You may remember that I triggered and coached several "24h Bug hunting parties" in the past. Measured by numbers, those events were not as effective as we hoped. The efforts for "marketing" and organisation were quite high compared to the outcome.

While we processed around 100 issues during each of those 24h IRC parties, the constant "flow" of newly written issues requires "more". Around 1000 issues are newly written per month, see Thorsten Ziehms blog "What was done in 2008"). My primitive calculation tells "So about 10 races per month are needed to deal with them".

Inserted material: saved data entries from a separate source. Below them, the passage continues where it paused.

template <bool WIDE, uint32_t LAYOUT>
__global__ __launch_bounds__(kKtThreads) void k_kext_head(DevIndex ix, const uint4 *__restrict__ prev, uint4 *__restrict__ ext,
                                                           uint64_t n_prev, uint32_t sigma, const uint8_t *__restrict__ sym_of,
                                                           unsigned long long *__restrict__ units) {
  __shared__ uint64_t s_cf[256];
  __shared__ uint16_t s_slot[256];
  for (int c = threadIdx.x; c < 256; c += blockDim.x) { s_cf[c] = ix.cf[c]; s_slot[c] = ix.slot[c]; }
  __syncthreads();
  constexpr int G = Lay<LAYOUT>::G;
  const LaneConst lc = lane_const<G>();
  const uint64_t total = n_prev * sigma;
  const uint64_t ngroups = (uint64_t)gridDim.x * (kKtThreads / G);
  for (uint64_t e = ((uint64_t)blockIdx.x * kKtThreads + threadIdx.x) / G; e < total; e += ngroups) {
    const uint32_t c = sym_of[e % sigma];
    uint64_t sp = 0, ep = ix.n;
    if (prev) {
      const uint4 p = prev[e / sigma];
      sp = (((uint64_t)p.y << 32) | p.x) & ((1ull << 56) - 1);
      ep = ((uint64_t)p.w << 32) | p.z;
    }
    backward_step<WIDE, LAYOUT>(ix, c, s_slot[c], s_cf[c], lc, sp, ep);
    if (lc.t == 0) {
      const uint64_t cnt = ep - sp;
      uint4 lo = make_uint4((uint32_t)sp, ((uint32_t)(sp >> 32) & 0xFFu) | ((uint32_t)cnt << 8) | 0xFFFF0000u, ~0u, ~0u);
      if (cnt > kExtCap) {
        const uint64_t off = atomicAdd(units, (unsigned long long)((cnt + 15) / 16));
        atomicMax(units + 1, (unsigned long long)cnt);
        lo = make_uint4((uint32_t)sp, ((uint32_t)(sp >> 32) & 0xFFu) | 0xFF00u | ((uint32_t)off << 16),
                        ((uint32_t)(off >> 16) & 0xFFFFFFu) | ((uint32_t)cnt << 24), (uint32_t)(cnt >> 8));
      }
      ext[2 * e] = lo;
      ext[2 * e + 1] = make_uint4(~0u, ~0u, ~0u, ~0u);
    }
  }
}

template <bool WIDE, uint32_t LAYOUT>
__global__ __launch_bounds__(kKtThreads) void k_kext_fill(DevIndex ix, const uint4 *__restrict__ ext, uint8_t *__restrict__ extb,
                                                           uint8_t *__restrict__ ovf, const uint8_t *__restrict__ dense,
                                                           uint32_t sigma, uint32_t K) {
  __shared__ uint64_t s_cf[256];
  __shared__ uint16_t s_slot[256];
  __shared__ uint8_t s_dense[256];
  for (int c = threadIdx.x; c < 256; c += blockDim.x) { s_cf[c] = ix.cf[c]; s_slot[c] = ix.slot[c]; s_dense[c] = dense[c]; }
  __syncthreads();
  constexpr int G = Lay<LAYOUT>::G;
  const LaneConst lc = lane_const<G>();
  const uint64_t ngroups = (uint64_t)gridDim.x * (kKtThreads / G);
  for (uint64_t r0 = ((uint64_t)blockIdx.x * kKtThreads + threadIdx.x) / G; r0 < ix.n; r0 += ngroups) {
    uint64_t r = r0, code = 0;
    bool ok = true;
    for (uint32_t s = 0; s < K && ok; s++) {
      const uint32_t c = r == ix.eof ? 0u : ix.bwt[r];
      const uint32_t d = s_dense[c];
      ok = d != 0xFFu;
      if (ok) {
        code = code * sigma + d;
        r = s_cf[c] + rank_excl<WIDE, LAYOUT>(ix, c, s_slot[c], r, lc);
      }
    }
    if (!ok || lc.t != 0) continue;
    uint32_t f = 0;
    for (uint32_t step = 128; step; step >>= 1)
      if (s_cf[f + step] <= r0) f += step;
    const uint4 hd = ext[2 * code];
    const uint64_t sp = hd.x | ((uint64_t)(hd.y & 0xFFu) << 32);
    const uint64_t slot = r - sp;
    if (((hd.y >> 8) & 0xFFu) != 0xFFu) {
      extb[32 * code + 6 + slot] = (uint8_t)f;
    } else {
      const uint64_t off = (hd.y >> 16) | ((uint64_t)(hd.z & 0xFFFFFFu) << 16);
      ovf[16 * off + slot] = (uint8_t)f;
    }
  }
}

static void build_kext(const Index *h, hipStream_t st, uint32_t KE, const uint8_t *d_sym, const uint8_t *d_dense) {
  const int mode = h->policy.ktab_ext.load(std::memory_order_relaxed);
  if (mode == 0 || KE == 0 || h->layout != kLayoutOneHot || h->block_mode || h->n > (1ull << 32)) return;
  const uint32_t sigma = h->nslots;
  uint64_t codes = 1;
  for (uint32_t j = 0; j < KE; j++) codes *= sigma;
  const uint64_t ext_bytes = codes * 32, ovf_reserve = std::max<uint64_t>(ext_bytes / 32, 64ull << 20);
  if (ext_bytes > (16ull << 30)) return;
  if (mode < 0) {
    const int pcfg = h->policy.jump_pairs.load(std::memory_order_relaxed);
    const bool pairs = (pcfg < 0 ? h->n >= (1ull << 30) : pcfg != 0) && (h->policy.jump_mode.load(std::memory_order_relaxed) & 6) == 6;
    if (!pairs || ext_bytes + ovf_reserve + 40 * h->n + (8ull << 30) > table_room(h, 0)) return;
  } else if (ext_bytes + ovf_reserve > table_room(h, 1ull << 30)) {
    return;
  }
  const uint64_t per_wg = kKtThreads / 4;
  auto grid_for = [&](uint64_t items) { return (int)std::min<uint64_t>((items + per_wg - 1) / per_wg, (uint64_t)h->cu_count * 8); };
  uint64_t tmp_entries = 0;
  for (uint64_t j = 1, c = sigma; j < KE; j++, c *= sigma) tmp_entries += c;
  void *d_ext = nullptr, *d_ovf = nullptr, *d_tmp = nullptr, *d_units = nullptr;
  hipError_t e = table_malloc(h, &d_ext, ext_bytes);
  if (e == hipSuccess) e = hipMalloc(&d_tmp, std::max<uint64_t>(tmp_entries, 1) * 16 + 256);
  if (e == hipSuccess) { d_units = static_cast<uint8_t *>(d_tmp) + std::max<uint64_t>(tmp_entries, 1) * 16; e = hipMemsetAsync(d_units, 0, 16, st); }
  uint64_t off = 0, n_prev = 1;
  const uint4 *prev = nullptr;
  for (uint32_t lv = 0; lv + 1 < KE && e == hipSuccess; lv++) {
    uint4 *next = static_cast<uint4 *>(d_tmp) + off;
    const uint64_t n_next = n_prev * sigma;
    const int grid = grid_for(n_next);
#define CALL(W, L) k_ktab_level<W, L><<<grid, kKtThreads, 0, st>>>(h->dev, prev, next, n_prev, sigma, lv, d_sym, 1u)
    FMX_LAYOUT_DISPATCH(h, CALL);
#undef CALL
    e = hipGetLastError();
    prev = next;
    off += n_next;
    n_prev = n_next;
  }
  if (e == hipSuccess) {
    const int grid = grid_for(codes);
#define CALL(W, L) k_kext_head<W, L><<<grid, kKtThreads, 0, st>>>(h->dev, prev, static_cast<uint4 *>(d_ext), n_prev, sigma, d_sym, static_cast<unsigned long long *>(d_units))
    FMX_LAYOUT_DISPATCH(h, CALL);
#undef CALL
    e = hipGetLastError();
  }
  unsigned long long units[2] = {0, 0};
  if (e == hipSuccess) e = hipMemcpyAsync(units, d_units, 16, hipMemcpyDeviceToHost, st);
  if (e == hipSuccess) e = hipStreamSynchronize(st);
  if (e == hipSuccess && units[1] > kExtMaxList) e = hipErrorNotSupported;
  const uint64_t ovf_bytes = std::max<uint64_t>(units[0], 1) * 16;
  if (e == hipSuccess && ovf_bytes > table_room(h, mode < 0 ? 40 * h->n + (8ull << 30) : (1ull << 30))) e = hipErrorOutOfMemory;
  if (e == hipSuccess) e = table_malloc(h, &d_ovf, ovf_bytes);
  if (e == hipSuccess) e = hipMemsetAsync(d_ovf, 0xFF, ovf_bytes, st);
  if (e == hipSuccess) {
    const int grid = grid_for(h->n);
#define CALL(W, L) k_kext_fill<W, L><<<grid, kKtThreads, 0, st>>>(h->dev, static_cast<const uint4 *>(d_ext), static_cast<uint8_t *>(d_ext), static_cast<uint8_t *>(d_ovf), d_dense, sigma, KE)
    FMX_LAYOUT_DISPATCH(h, CALL);
#undef CALL
    e = hipGetLastError();
  }
  if (e == hipSuccess) e = hipStreamSynchronize(st);
  if (d_tmp) (void)hipFree(d_tmp);
  if (e != hipSuccess) {
    (void)hipGetLastError();
    if (d_ext) (void)hipFree(d_ext);
    if (d_ovf) (void)hipFree(d_ovf);
    return;
  }
  h->d_kt_ext = d_ext;
  h->d_kt_ovf = d_ovf;
  h->kt.ext = static_cast<const uint4 *>(d_ext);
  h->kt.ovf = static_cast<const uint4 *>(d_ovf);
  h->kt.ext_k = KE;
  h->kt_bytes += ext_bytes + ovf_bytes;
  note_table_build(h, ext_bytes + ovf_bytes + tmp_entries * 16);
  tables_account(h, (int64_t)(ext_bytes + ovf_bytes));
}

Thus we believe that a "constant issue hunt" will bring much more people into the race and get more issues processed.

What shall be done?

The query below shows more than 600 issues with target OOo 3.1 that need re-verification in master build and be closed.

How shall this work?

Need help? - Consider to ask QA pros via IRC:

Join the #qa.openoffice.org channel on freenode.org. Those without CanConfirm rights can get fast assistance to get the processed issues closed. Of course, IRC communication woks only if you have "the right folks responding". I am almost always in IRC while I am at work, normally "Middle European day time". So you have a fair chance to get quick responses from me or others from OOo and Sun QA and development. Many of those who can definately help with "tricky" issues do other work but chatting all day. What I already do is to invite developers for short discussions.

Quality anyone?

QA is mainly communication. If our communication gets more effective, then the products quality can only win.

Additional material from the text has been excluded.